The challenge is that constitutes typical brand building – there is a positive long-term effect, but in the short-term there could be no impact or even a loss of sales. In the current economic landscape, this will be a real challenge for brand owners.
3. Embrace distinct brand assets: Cartoons and other endorsees might disappear, as we saw with Tony the Tiger and M&Ms “spokescandies” in Chile. Brands should evaluate what their core distinctive assets are. Based on research carried out for one of our clients, the visual equity directly associated with and linked to the logo is the most powerful.
The logo and associated core brand equity is also the last area that will be changed, as we have seen in other categories, like tobacco. The “Marlboro roof” remains highly recognisable despite its absence from advertising in many countries for years.
Once you have defined your distinctive brand assets, embrace them across all touchpoints – TV, in-store, digital, social, pack, experiential or anywhere else. You need to build mental availability based on these hard-working assets.
Beyond the visual, verbal and sonic assets, can brands become genuinely associated with lifestyles beyond the product? Lucozade Sport has a fitness app, Gatorade in the US offers personalised hydration tracking and digital dosage systems. How can brands have a positive role in a healthy and/or active lifestyle, beyond the product, to stimulate consumption and loyalty?
This will be challenging for brands who have portfolios that include healthier and less healthy products. They will need to decide what their “hero” product is; the existing formulation with more sugar or the “new product” with lower mental availability. Advertising the latter might provide less ROI for the brand, however could have better long-term effects as it future-proofs the brand. These will be challenging decisions for brand owners to make: there is little available data and it is hard to research, as it involves future behaviour.
4. Prepare beyond sugar: For several decades, the focus was on fat and sugar escaped scrutiny. Sugar continued to escape the regulatory spotlight even further as the focus shifted firmly to tobacco. What “woke” consumers increasingly care about is the behaviour of companies and brands beyond the products they produce. Investors and other stakeholders are examining whether companies have a “social license” to exist.

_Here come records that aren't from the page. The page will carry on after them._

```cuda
static int ingest_chunk_delta(kmgpu_sketch* h, const std::vector<DeltaPass>& passes, int src, HashCfg H, const std::vector<Part>& parts, const Pred& P,
                              bool pred, const SketchDev* M, ChunkResult* res, const Between& between)
{
    cudaStream_t st = h->stream;
    uint32_t n_pos = 0;
    for (const Part& pt : parts) n_pos = std::max(n_pos, pt.pos_off + pt.in.n_pos);
    const uint64_t stride = ((uint64_t)n_pos + 7) & ~7ull;
    CKR(h->d_bins.ensure((size_t)h->nt * stride));
    uint64_t total_bins = 0, max_span = 0;
    for (int i = 0; i < h->nt; i++) total_bins += h->sizes[i];
    for (const DeltaPass& p : passes) max_span = std::max<uint64_t>(max_span, p.hi - p.lo);
    const uint64_t list_cap = std::max<uint64_t>(1, std::min<uint64_t>((uint64_t)h->nt * n_pos, total_bins));
    CKR(h->d_binlist.ensure(list_cap));
    size_t need_lanes = h->kind == BIT ? ((max_span + 127) / 128) * 8 + 8 : ((max_span + 7) & ~7ull) + 8;
    if (h->d_delta.cap < need_lanes) h->delta_zeroed = 0;
    CKR(h->d_delta.ensure(need_lanes));
    if (h->delta_zeroed < h->d_delta.cap) {
        CK(cudaMemsetAsync(h->d_delta.p, 0, h->d_delta.cap * 2, st));
        h->delta_zeroed = h->d_delta.cap;
    }
    CK(cudaMemsetAsync(h->d_ctrl, 0, sizeof(Ctrl), st));
    CK(cudaEventRecord(h->ev0, st));
    const int want_cross = h->kind == BYTE && h->use_bigcount;
    if (want_cross && !h->satbits_valid) {
        for (int i = 0; i < h->nt; i++) {
            uint64_t groups = (h->sizes[i] + 7) / 8;
            CKR(h->d_satbits[i].ensure(groups));
            k_build_satbits<<<(unsigned)std::min<uint64_t>((groups + 255) / 256, 148 * 16), 256, 0, st>>>(h->dev.tables[i], groups, h->d_satbits[i].p);
            h->all_launches += 1;
        }
        h->satbits_valid = true;
    }
    bool kmers_counted = false;
    BucketLayout BL;
    bool use_buckets = plan_buckets(h, n_pos, &BL);
    if (use_buckets) {
        if (!h->bucket_attr_set) {
            CK(cudaFuncSetAttribute(k_bucketize<BKT_TILE, BKT_PER>, cudaFuncAttributeMaxDynamicSharedMemorySize, (int)bkt_sort_smem(BKT_TILE)));
            CK(cudaFuncSetAttribute(k_apply<BYTE>, cudaFuncAttributeMaxDynamicSharedMemorySize, (int)BKT_APPLY_SMEM));
            CK(cudaFuncSetAttribute(k_apply<NIBBLE>, cudaFuncAttributeMaxDynamicSharedMemorySize, (int)BKT_APPLY_SMEM));
            CK(cudaFuncSetAttribute(k_apply<BIT>, cudaFuncAttributeMaxDynamicSharedMemorySize, (int)BKT_APPLY_SMEM));
            h->bucket_attr_set = true;
        }
        const uint32_t n_buckets = BL.first[h->nt];
        if (h->d_records.ensure((size_t)n_buckets * BL.cap) != KMGPU_OK) {
            cudaGetLastError();
            use_buckets = false;
        }
    }
    if (use_buckets) {
        const uint32_t n_buckets = BL.first[h->nt];
        CKR(h->d_cursors.ensure(n_buckets));
        const size_t nb_words = (n_pos + 31) / 32;
        CKR(h->d_newbits.ensure(nb_words));
        CK(cudaMemsetAsync(h->d_cursors.p, 0, (size_t)n_buckets * 4, st));
        CK(cudaMemsetAsync(h->d_newbits.p, 0, nb_words * 4, st));
    }
    for (const Part& pt : parts) {
        const Input& in = pt.in;
        if (pt.ready) CK(cudaStreamWaitEvent(st, pt.ready, 0));
        if (in.n_pos == 0) continue;
        uint32_t* bins = h->d_bins.p + pt.pos_off;
        const unsigned g = n_tiles(in.n_pos);
        const SketchDev& MS = M ? *M : h->dev;
        if (src == 1) launch_hashbins<TWOBIT, 1>(pred, g, st, h->dev, MS, H, P, in, bins, stride, h->d_ctrl);
        else if (H.kind == TWOBIT) launch_hashbins<TWOBIT, 0>(pred, g, st, h->dev, MS, H, P, in, bins, stride, h->d_ctrl);
        else launch_hashbins<MURMUR, 0>(pred, g, st, h->dev, MS, H, P, in, bins, stride, h->d_ctrl);
        if (use_buckets)
            k_bucketize<BKT_TILE, BKT_PER><<<dim3((in.n_pos + BKT_TILE - 1) / BKT_TILE, h->nt), BKT_TILE / BKT_PER, bkt_sort_smem(BKT_TILE), st>>>(
                bins, stride, in.n_pos, pt.pos_off, BL, h->d_records.p, h->d_cursors.p, h->d_ctrl);
        h->ingest_launches += use_buckets ? 2 : 1;
        h->all_launches += use_buckets ? 2 : 1;
    }
    if (use_buckets) {
        const uint32_t n_buckets = BL.first[h->nt];
        const size_t nb_words = (n_pos + 31) / 32;
        SatBits sb;
        memset(&sb, 0, sizeof sb);
        if (want_cross)
            for (int i = 0; i < h->nt; i++) sb.t[i] = h->d_satbits[i].p;
        if (h->kind == BYTE) launch_apply<BYTE>(n_buckets, st, h->dev, BL, h->d_records.p, h->d_cursors.p, h->d_newbits.p, h->d_binlist.p, list_cap, h->d_ctrl, want_cross, sb);
        else if (h->kind == NIBBLE) launch_apply<NIBBLE>(n_buckets, st, h->dev, BL, h->d_records.p, h->d_cursors.p, h->d_newbits.p, h->d_binlist.p, list_cap, h->d_ctrl, 0, sb);
        else launch_apply<BIT>(n_buckets, st, h->dev, BL, h->d_records.p, h->d_cursors.p, h->d_newbits.p, h->d_binlist.p, list_cap, h->d_ctrl, 0, sb);
        k_popc<<<(unsigned)std::min<size_t>((nb_words + 255) / 256, 148 * 8), 256, 0, st>>>(h->d_newbits.p, nb_words, &h->d_ctrl->n_unique);
        CK(cudaEventRecord(h->ev1, st));
        CK(cudaGetLastError());
        if (between) CKR(between());
        CKR(read_ctrl(h));
        float ms = 0;
        CK(cudaEventElapsedTime(&ms, h->ev0, h->ev1));
        h->ingest_ms += ms;
        h->ingest_launches += 2;
        h->all_launches += 2;
        Ctrl c = *h->h_ctrl;
        res->n_kmers += c.n_kmers;
        kmers_counted = true;
        if (!c.overflow) {
            if (c.n_events > list_cap) return fail(KMGPU_ECUDA, "internal: bin list overflow");
            h->n_occupied += c.n_z0;
            if (c.n_zbits) {
                h->n_unique += c.n_unique;
                res->n_new += c.n_unique;
                res->have_newbits = true;
            }
            if (want_cross && c.n_sat) CKR(resolve_bigcount_delta(h, src, H, parts, n_pos, stride, c.n_events, c.n_cross));
            return KMGPU_OK;
        }
        if (env_u64("KMGPU_DEBUG", 0)) fprintf(stderr, "[kmgpu] bucket overflow (cap %u, %u positions): chunk redone by the delta passes\n", BL.cap, n_pos);
        CK(cudaMemsetAsync(h->d_ctrl, 0, sizeof(Ctrl), st));
        CK(cudaEventRecord(h->ev0, st));
    }
    const Between none;
    const Between& between2 = kmers_counted ? none : between;
    const unsigned gs = (n_pos + 2047) / 2048;
    for (const DeltaPass& p : passes) {
        const int pass_id = passes.size() <= 64 ? (int)(&p - passes.data()) : -1;
        if (h->kind == BIT) {
            k_scatter<true><<<gs, 256, 0, st>>>(h->d_bins.p + (size_t)p.table * stride, n_pos, p.lo, p.hi, h->d_delta.p);
            unsigned gb = (unsigned)(((uint64_t)(p.hi - p.lo) + 128 * 256 - 1) / (128 * 256));
            k_fold_bits<<<gb, 256, 0, st>>>(h->dev.tables[p.table], p.table, p.lo, p.hi, h->d_delta.p, h->d_binlist.p, list_cap, h->d_ctrl, pass_id);
            continue;
        }
        k_scatter<false><<<gs, 256, 0, st>>>(h->d_bins.p + (size_t)p.table * stride, n_pos, p.lo, p.hi, h->d_delta.p);
        unsigned gf = (unsigned)(((uint64_t)(p.hi - p.lo) + 2047) / 2048);
        if (h->kind == BYTE)
            k_fold<BYTE><<<gf, 256, 0, st>>>(h->dev.tables[p.table], p.table, p.lo, p.hi, h->d_delta.p, h->d_binlist.p, list_cap, h->d_ctrl, want_cross,
                                             want_cross ? h->d_satbits[p.table].p : nullptr, pass_id);
        else
            k_fold<NIBBLE><<<gf, 256, 0, st>>>(h->dev.tables[p.table], p.table, p.lo, p.hi, h->d_delta.p, h->d_binlist.p, list_cap, h->d_ctrl, 0, nullptr, pass_id);
    }
    CK(cudaEventRecord(h->ev1, st));
    CK(cudaGetLastError());
    if (between2) CKR(between2());
    CKR(read_ctrl(h));
    float ms = 0;
    CK(cudaEventElapsedTime(&ms, h->ev0, h->ev1));
    h->ingest_ms += ms;
    h->ingest_launches += 2 * passes.size();
    h->all_launches += 2 * passes.size();
    Ctrl c = *h->h_ctrl;
    if (c.n_events > list_cap) return fail(KMGPU_ECUDA, "internal: bin list overflow");
    if (!kmers_counted) res->n_kmers += c.n_kmers;
    h->n_occupied += c.n_z0;
    const uint64_t n_list = c.n_events;
    if (c.n_zbits) {
        size_t nb_words = (n_pos + 31) / 32;
        CKR(h->d_newbits.ensure(nb_words));
        CK(cudaMemsetAsync(h->d_newbits.p, 0, nb_words * 4, st));
        CK(cudaMemsetAsync(&h->d_ctrl->n_unique, 0, sizeof(unsigned long long), st));
        const uint64_t cold_min = env_u64("KMGPU_COLD_MIN_NEW", 8ull << 20);
        if (passes.size() <= 64 && c.n_zbits >= cold_min) {
            unsigned long long* sl = reinterpret_cast<unsigned long long*>(h->d_htkeys.p);
            uint64_t seg0 = 0;
            for (size_t pi = 0; pi < passes.size(); pi++) {
                uint64_t seg1 = seg0 + c.pass_list_end[pi];
                if (seg1 > seg0) {
                    const DeltaPass& p = passes[pi];
                    const uint32_t span = p.hi - p.lo;
                    if (span <= (1u << 26) && env_u64("KMGPU_COLD_RANK", 1)) {
                        const uint32_t n_words = (span + 31) / 32;
                        const unsigned gw = (n_words + 1023) / 1024;
                        const uint64_t n_ent = seg1 - seg0;
                        CKR(h->d_rank.ensure((size_t)n_words * 2 + gw));
                        CKR(h->d_htkeys.ensure((n_ent + 1) / 2));
                        uint2* rec = reinterpret_cast<uint2*>(h->d_rank.p);
                        uint32_t* sums = h->d_rank.p + (size_t)n_words * 2;
                        uint32_t* minpos = reinterpret_cast<uint32_t*>(h->d_htkeys.p);
                        CK(cudaMemsetAsync(rec, 0, (size_t)n_words * 8, st));
                        CK(cudaMemsetAsync(minpos, 0xFF, n_ent * 4, st));
                        unsigned gl = (unsigned)std::min<uint64_t>((n_ent + 255) / 256, 148 * 8);
                        k_rank_setbits<<<gl, 256, 0, st>>>(h->d_binlist.p + seg0, n_ent, p.lo, rec);
                        k_rank_sums<<<gw, 256, 0, st>>>(rec, n_words, sums);
                        k_rank_scan<<<1, 1024, 0, st>>>(sums, gw);
                        k_rank_prefix<<<gw, 256, 0, st>>>(rec, n_words, sums);
                        k_rank_replay<<<(n_pos + 2047) / 2048, 256, 0, st>>>(h->d_bins.p + (size_t)p.table * stride, n_pos, p.lo, p.hi, rec, minpos);
                        k_rank_mark<<<gl, 256, 0, st>>>(minpos, n_ent, h->d_newbits.p, h->d_ctrl);
                        h->all_launches += 6;
                        seg0 = seg1;
                        continue;
                    }
                    uint64_t slots = pow2_at_least(2 * (seg1 - seg0));
                    CKR(h->d_htkeys.ensure(slots));
                    sl = reinterpret_cast<unsigned long long*>(h->d_htkeys.p);
                    CK(cudaMemsetAsync(sl, 0xFF, slots * 8, st));
                    unsigned gl = (unsigned)std::min<uint64_t>((seg1 - seg0 + 255) / 256, 148 * 8);
                    k_pk_register<<<gl, 256, 0, st>>>(h->d_binlist.p + seg0, seg1 - seg0, p.table, sl, slots - 1, nullptr);
                    k_pk_replay<<<(n_pos + 1023) / 1024, 256, 0, st>>>(h->d_bins.p + (size_t)p.table * stride, n_pos, p.lo, p.hi, sl,
                                                                    slots - 1, nullptr);
                    unsigned gm = (unsigned)std::min<uint64_t>((slots + 255) / 256, 148 * 8);
                    k_pk_mark<<<gm, 256, 0, st>>>(sl, slots, h->d_newbits.p, h->d_ctrl);
                    h->all_launches += 3;
                }
                seg0 = seg1;
            }
        } else {
        PkLayout L;
        memset(&L, 0, sizeof L);
        uint64_t total_slots = 0;
        for (int i = 0; i < h->nt; i++) {
            if (!c.n_new_t[i]) continue;
            uint64_t sl = pow2_at_least(2 * c.n_new_t[i]);
            L.base[i] = total_slots;
            L.mask[i] = sl - 1;
            total_slots += sl;
        }
        L.use_filter = c.n_zbits < (uint64_t)h->nt * FILTER_BITS / 4;
        {
            uint64_t mx = 0;
            for (int i = 0; i < h->nt; i++) mx = std::max<uint64_t>(mx, c.n_new_t[i]);
            uint64_t fb = 1u << 15;
            while (fb < 32 * mx && fb < FILTER_BITS) fb <<= 1;
            L.filter_bits = (uint32_t)fb;
        }
        CKR(h->d_htkeys.ensure(total_slots));
        CK(cudaMemsetAsync(h->d_htkeys.p, 0xFF, total_slots * 8, st));
        if (L.use_filter) {
            CKR(h->d_filter.ensure((size_t)h->nt * FILTER_WORDS));
            CK(cudaMemsetAsync(h->d_filter.p, 0, (size_t)h->nt * (L.filter_bits >> 5) * 4, st));
        }
        unsigned long long* sl = reinterpret_cast<unsigned long long*>(h->d_htkeys.p);
        unsigned gl = (unsigned)std::min<uint64_t>((n_list + 255) / 256, 148 * 8);
        k_pk_register_all<<<gl, 256, 0, st>>>(h->d_binlist.p, n_list, L, sl, h->d_filter.p);
// ... 2128 lines not shown
```

khmer_b200/csrc/kmgpu_kernels.cuh:

```cuda
#pragma once
#include "kmgpu_device.cuh"

namespace kmgpu {

struct Ctrl {
    unsigned long long n_kmers;
    unsigned long long n_z0;
    unsigned long long n_zbits;
    unsigned long long n_allsat;
    unsigned long long n_sat;
    unsigned long long n_cross;
    unsigned long long n_unique;
    unsigned long long n_events;
    unsigned long long non_acgt;
    unsigned long long n_new_t[32];
    unsigned long long pass_list_end[64];
    unsigned long long overflow;
    unsigned long long queue_overflow;
};

constexpr uint32_t F_CONSUMED = 1u << 31;
constexpr int F_MAXT = 10;
constexpr uint64_t FILTER_BITS = 1ull << 23;
constexpr uint64_t FILTER_WORDS = FILTER_BITS / 32;
// ... 1062 lines not shown
    __shared__ unsigned s_w[32];
    __shared__ unsigned s_carry;
    if (threadIdx.x == 0) s_carry = 0;
    __syncthreads();
    for (uint32_t base = 0; base < n; base += 1024) {
        uint32_t i = base + threadIdx.x;
        unsigned v = i < n ? sums[i] : 0, incl = v;
        const unsigned lane = threadIdx.x & 31, wid = threadIdx.x >> 5;
#pragma unroll
        for (int o = 1; o < 32; o <<= 1) {
            unsigned t = __shfl_up_sync(0xffffffffu, incl, o);
            if (lane >= (unsigned)o) incl += t;
        }
        if (lane == 31) s_w[wid] = incl;
        __syncthreads();
        unsigned before = s_carry;
        for (unsigned w = 0; w < wid; w++) before += s_w[w];
        if (i < n) sums[i] = before + incl - v;
        __syncthreads();
        if (threadIdx.x == 1023) s_carry = before + incl;
        __syncthreads();
    }
}

__global__ void __launch_bounds__(256) k_rank_prefix(uint2* rec, uint32_t n_words, const uint32_t* __restrict__ sums)
{
    const uint32_t w0 = (blockIdx.x * 256u + threadIdx.x) * 4u;
    unsigned c[4], tot = 0;
#pragma unroll
    for (int j = 0; j < 4; j++) {
        c[j] = w0 + j < n_words ? __popc(rec[w0 + j].x) : 0;
        tot += c[j];
    }
    unsigned incl = tot;
    const unsigned lane = threadIdx.x & 31, wid = threadIdx.x >> 5;
#pragma unroll
    for (int o = 1; o < 32; o <<= 1) {
        unsigned t = __shfl_up_sync(0xffffffffu, incl, o);
        if (lane >= (unsigned)o) incl += t;
    }
    __shared__ unsigned s[8];
    if (lane == 31) s[wid] = incl;
    __syncthreads();
    unsigned at = sums[blockIdx.x] + incl - tot;
    for (unsigned w = 0; w < wid; w++) at += s[w];
#pragma unroll
    for (int j = 0; j < 4; j++) {
        if (w0 + j < n_words) rec[w0 + j].y = at;
        at += c[j];
    }
}

__global__ void __launch_bounds__(256)
k_rank_replay(const uint32_t* __restrict__ bins, uint32_t n_pos, uint32_t lo, uint32_t hi, const uint2* __restrict__ rec, uint32_t* minpos)
{
    const uint32_t p0 = (blockIdx.x * 256u + threadIdx.x) * 8u;
    if (p0 >= n_pos) return;
    uint32_t v[8];
    if (p0 + 8 <= n_pos) {
        uint4 a = __ldcs(reinterpret_cast<const uint4*>(bins + p0));
        uint4 b = __ldcs(reinterpret_cast<const uint4*>(bins + p0 + 4));
        v[0] = a.x; v[1] = a.y; v[2] = a.z; v[3] = a.w; v[4] = b.x; v[5] = b.y; v[6] = b.z; v[7] = b.w;
    } else {
#pragma unroll
        for (int j = 0; j < 8; j++) v[j] = p0 + j < n_pos ? __ldcs(bins + p0 + j) : BIN_NONE;
    }
    const uint32_t span = hi - lo;
    uint2 r[8];
#pragma unroll
    for (int j = 0; j < 8; j++) {
        v[j] -= lo;
        r[j] = v[j] < span ? __ldcg(&rec[v[j] >> 5]) : make_uint2(0, 0);
    }
#pragma unroll
    for (int j = 0; j < 8; j++) {
        const uint32_t bit = 1u << (v[j] & 31);
        if (r[j].x & bit) atomicMin(&minpos[r[j].y + __popc(r[j].x & (bit - 1))], p0 + j);
    }
}

__global__ void k_rank_mark(const uint32_t* __restrict__ minpos, uint64_t n, uint32_t* newbits, Ctrl* ctrl)
{
    unsigned cnt = 0;
    for (uint64_t i = blockIdx.x * (uint64_t)blockDim.x + threadIdx.x; i < n; i += (uint64_t)gridDim.x * blockDim.x) {
        uint32_t p = minpos[i];
        if (p == 0xFFFFFFFFu) continue;
        uint32_t bit = 1u << (p & 31);
        uint32_t old = atomicOr(&newbits[p >> 5], bit);
        cnt += !(old & bit);
    }
    cnt = __reduce_add_sync(0xffffffffu, cnt);
    if ((threadIdx.x & 31) == 0 && cnt) atomicAdd(&ctrl->n_unique, (unsigned long long)cnt);
}

struct PkLayout {
    uint64_t base[F_MAXT];
    uint64_t mask[F_MAXT];
    int use_filter;
    uint32_t filter_bits;
};
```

With the relatively recent economic crisis, digitisation and impact of disruptors, many consumer goods companies are facing challenges, visible via frequent restructures and challenging forecasts. These quarterly pressures are unlikely to subside in the near future. A strategy that does not consider the changing landscape can pose existential questions of many companies in the next decade.
5. Embrace sugar: All the trend spotters and early adopters are loudly proclaiming that millennials and other generations are migrating to healthier foods and active lifestyles. At the same time “freakshakes” and craft beer are increasingly popular, two members of the Kardashian family feature in the top 10 most popular profiles on Instagram and TikTok is full of lip-synching teenagers. It’s not a complete “woke” generation yet.
One strategy is to embrace the indulgence and focus on the absolute joy your product delivers. Potentially consider some limited editions, like Starbucks Unicorn Frappucino – yes, that’s a real thing.
Oversizing or micro-sizing products to make them more ‘grammable’, adding wild colourings or working on food pairing to give your product epicurean credentials can all drive positive imagery for your brand and drive sales.
My toddlers have grown into teenagers and are no longer impressed by Kinder Surprise, but have not experienced any adverse effects from eating it. I appreciate the memories of that past, but I am also embracing the present and the uncertain, new future ahead of us.